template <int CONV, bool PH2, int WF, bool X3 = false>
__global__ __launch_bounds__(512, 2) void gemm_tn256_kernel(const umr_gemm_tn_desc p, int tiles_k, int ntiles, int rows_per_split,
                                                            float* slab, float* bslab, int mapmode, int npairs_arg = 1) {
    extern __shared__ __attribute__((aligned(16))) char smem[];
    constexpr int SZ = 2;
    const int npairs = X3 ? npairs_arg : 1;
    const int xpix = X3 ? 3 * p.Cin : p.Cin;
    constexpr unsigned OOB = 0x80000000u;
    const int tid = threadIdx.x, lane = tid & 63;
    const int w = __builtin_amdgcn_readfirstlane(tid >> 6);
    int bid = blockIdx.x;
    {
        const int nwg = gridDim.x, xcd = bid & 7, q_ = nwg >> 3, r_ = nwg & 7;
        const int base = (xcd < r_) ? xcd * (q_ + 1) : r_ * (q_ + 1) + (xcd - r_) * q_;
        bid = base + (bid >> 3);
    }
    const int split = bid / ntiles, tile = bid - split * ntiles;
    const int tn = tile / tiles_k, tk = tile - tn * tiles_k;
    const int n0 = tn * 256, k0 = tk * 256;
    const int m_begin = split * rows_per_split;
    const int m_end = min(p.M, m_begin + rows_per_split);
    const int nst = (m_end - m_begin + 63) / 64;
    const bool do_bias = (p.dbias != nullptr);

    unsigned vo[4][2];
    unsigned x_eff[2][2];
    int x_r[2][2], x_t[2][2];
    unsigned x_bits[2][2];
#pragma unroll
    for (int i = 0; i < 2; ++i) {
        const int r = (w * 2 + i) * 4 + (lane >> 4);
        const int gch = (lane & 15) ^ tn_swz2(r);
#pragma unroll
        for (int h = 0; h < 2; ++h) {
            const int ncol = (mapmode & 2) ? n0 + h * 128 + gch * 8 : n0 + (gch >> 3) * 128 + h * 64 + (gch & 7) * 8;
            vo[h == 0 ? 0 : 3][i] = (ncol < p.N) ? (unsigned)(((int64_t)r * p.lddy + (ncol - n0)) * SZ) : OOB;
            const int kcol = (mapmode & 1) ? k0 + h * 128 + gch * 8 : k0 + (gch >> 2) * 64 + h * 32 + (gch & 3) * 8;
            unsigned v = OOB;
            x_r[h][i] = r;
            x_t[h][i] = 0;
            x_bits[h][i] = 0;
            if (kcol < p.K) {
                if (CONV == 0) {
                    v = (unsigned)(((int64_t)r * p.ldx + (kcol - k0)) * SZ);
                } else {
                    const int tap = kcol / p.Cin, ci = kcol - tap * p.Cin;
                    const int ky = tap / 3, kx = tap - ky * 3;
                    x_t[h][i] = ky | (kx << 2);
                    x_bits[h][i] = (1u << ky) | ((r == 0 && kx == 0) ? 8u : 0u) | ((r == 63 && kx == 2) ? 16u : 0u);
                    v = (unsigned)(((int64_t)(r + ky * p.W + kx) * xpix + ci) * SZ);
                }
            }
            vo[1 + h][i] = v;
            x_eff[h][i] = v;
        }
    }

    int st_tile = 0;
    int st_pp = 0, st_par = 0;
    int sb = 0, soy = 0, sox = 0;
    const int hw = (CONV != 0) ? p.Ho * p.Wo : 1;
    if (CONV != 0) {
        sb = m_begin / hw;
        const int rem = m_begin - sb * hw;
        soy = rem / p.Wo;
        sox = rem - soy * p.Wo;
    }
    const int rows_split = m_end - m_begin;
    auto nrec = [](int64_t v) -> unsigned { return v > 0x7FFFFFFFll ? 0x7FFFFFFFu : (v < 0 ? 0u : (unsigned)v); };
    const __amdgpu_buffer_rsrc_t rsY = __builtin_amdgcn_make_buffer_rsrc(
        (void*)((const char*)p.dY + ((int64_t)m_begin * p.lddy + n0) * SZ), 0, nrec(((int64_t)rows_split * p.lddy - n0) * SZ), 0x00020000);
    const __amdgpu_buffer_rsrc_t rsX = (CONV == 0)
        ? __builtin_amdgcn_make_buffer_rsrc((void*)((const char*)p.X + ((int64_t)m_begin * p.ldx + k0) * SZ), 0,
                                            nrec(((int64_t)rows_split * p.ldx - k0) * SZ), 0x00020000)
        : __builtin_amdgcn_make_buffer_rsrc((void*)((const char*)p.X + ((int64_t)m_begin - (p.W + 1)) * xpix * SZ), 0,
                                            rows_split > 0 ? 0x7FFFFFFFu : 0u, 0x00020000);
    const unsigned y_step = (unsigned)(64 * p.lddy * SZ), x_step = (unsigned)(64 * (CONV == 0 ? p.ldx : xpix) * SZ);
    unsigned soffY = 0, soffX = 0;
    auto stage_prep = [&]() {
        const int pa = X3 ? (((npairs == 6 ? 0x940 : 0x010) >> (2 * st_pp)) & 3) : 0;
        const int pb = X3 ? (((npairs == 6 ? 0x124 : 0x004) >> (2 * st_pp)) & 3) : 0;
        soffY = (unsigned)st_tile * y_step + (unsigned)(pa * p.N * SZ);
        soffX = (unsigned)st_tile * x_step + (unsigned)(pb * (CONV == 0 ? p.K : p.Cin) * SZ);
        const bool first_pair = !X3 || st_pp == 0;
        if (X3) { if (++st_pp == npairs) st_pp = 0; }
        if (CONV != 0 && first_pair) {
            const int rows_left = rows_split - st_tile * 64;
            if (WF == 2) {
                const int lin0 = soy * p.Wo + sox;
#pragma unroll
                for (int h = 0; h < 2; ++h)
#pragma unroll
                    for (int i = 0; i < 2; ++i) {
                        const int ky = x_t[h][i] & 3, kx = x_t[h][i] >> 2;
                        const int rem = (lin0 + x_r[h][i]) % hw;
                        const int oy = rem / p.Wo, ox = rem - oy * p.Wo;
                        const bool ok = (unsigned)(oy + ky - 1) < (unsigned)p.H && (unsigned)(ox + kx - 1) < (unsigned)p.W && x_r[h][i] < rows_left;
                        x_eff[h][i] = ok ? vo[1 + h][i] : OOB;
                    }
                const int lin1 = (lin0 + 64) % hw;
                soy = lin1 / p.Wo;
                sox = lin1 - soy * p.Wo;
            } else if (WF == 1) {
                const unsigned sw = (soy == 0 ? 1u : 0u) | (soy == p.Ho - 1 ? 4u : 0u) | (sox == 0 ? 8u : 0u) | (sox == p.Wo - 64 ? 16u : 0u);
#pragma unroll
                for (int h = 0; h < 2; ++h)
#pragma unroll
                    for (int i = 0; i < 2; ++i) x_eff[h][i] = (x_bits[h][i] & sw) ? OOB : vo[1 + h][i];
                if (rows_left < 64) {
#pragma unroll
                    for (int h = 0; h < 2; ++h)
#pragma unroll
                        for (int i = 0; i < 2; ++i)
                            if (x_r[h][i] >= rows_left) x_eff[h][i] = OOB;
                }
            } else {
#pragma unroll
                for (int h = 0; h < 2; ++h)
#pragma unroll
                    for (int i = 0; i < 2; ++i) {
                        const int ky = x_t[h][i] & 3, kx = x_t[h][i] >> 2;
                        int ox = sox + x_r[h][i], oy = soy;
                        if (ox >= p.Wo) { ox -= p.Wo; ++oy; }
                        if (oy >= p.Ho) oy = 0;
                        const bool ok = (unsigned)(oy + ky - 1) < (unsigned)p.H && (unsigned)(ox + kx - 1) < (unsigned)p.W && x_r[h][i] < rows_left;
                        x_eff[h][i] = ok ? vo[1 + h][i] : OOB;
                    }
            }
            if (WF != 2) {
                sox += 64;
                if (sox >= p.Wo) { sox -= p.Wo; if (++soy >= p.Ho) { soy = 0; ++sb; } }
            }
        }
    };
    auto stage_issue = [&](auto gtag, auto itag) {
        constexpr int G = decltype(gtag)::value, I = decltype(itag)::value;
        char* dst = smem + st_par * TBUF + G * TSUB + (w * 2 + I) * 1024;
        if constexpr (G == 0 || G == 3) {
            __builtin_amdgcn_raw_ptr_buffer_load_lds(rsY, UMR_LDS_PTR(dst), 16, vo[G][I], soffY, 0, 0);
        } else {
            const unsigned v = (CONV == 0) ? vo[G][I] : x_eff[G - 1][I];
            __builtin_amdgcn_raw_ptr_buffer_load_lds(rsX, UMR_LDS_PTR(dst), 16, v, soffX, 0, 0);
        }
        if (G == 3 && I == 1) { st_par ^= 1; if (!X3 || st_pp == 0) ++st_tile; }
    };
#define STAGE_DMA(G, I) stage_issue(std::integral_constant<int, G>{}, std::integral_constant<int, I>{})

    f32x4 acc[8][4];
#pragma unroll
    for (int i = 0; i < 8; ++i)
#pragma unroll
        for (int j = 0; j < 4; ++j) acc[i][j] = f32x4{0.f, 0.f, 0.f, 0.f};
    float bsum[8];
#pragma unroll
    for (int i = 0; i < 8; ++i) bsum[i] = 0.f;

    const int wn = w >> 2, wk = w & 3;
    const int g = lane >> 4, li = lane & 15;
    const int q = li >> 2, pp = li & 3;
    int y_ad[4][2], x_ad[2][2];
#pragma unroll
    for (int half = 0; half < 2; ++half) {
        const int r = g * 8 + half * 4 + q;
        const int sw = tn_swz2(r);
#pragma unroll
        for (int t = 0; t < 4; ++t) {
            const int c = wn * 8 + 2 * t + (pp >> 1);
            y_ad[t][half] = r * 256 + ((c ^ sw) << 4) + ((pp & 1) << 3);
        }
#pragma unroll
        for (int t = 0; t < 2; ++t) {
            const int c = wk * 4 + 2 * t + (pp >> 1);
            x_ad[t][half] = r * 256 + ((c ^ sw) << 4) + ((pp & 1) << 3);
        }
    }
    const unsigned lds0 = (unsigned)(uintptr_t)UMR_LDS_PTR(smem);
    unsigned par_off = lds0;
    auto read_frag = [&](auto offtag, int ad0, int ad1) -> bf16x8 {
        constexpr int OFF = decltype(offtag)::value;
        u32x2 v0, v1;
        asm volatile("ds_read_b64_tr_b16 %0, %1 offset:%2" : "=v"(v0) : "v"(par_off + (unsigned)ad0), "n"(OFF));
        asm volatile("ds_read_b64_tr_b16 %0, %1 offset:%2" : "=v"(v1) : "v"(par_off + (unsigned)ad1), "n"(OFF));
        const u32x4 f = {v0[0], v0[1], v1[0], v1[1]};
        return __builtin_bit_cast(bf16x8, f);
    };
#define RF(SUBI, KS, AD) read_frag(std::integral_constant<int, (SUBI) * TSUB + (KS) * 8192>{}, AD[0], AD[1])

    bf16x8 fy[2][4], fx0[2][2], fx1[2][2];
═══
◆ Task details: Your answer should be the lines of the listing above between the line holding "v = (unsigned)(((int64_t)(r" and the line holding "const int rem = m_begin - sb * hw;", inclusive, restated word for word and alone.

◆ Expected answer:
                    v = (unsigned)(((int64_t)(r + ky * p.W + kx) * xpix + ci) * SZ);
                }
            }
            vo[1 + h][i] = v;
            x_eff[h][i] = v;
        }
    }

    int st_tile = 0;
    int st_pp = 0, st_par = 0;
    int sb = 0, soy = 0, sox = 0;
    const int hw = (CONV != 0) ? p.Ho * p.Wo : 1;
    if (CONV != 0) {
        sb = m_begin / hw;
        const int rem = m_begin - sb * hw;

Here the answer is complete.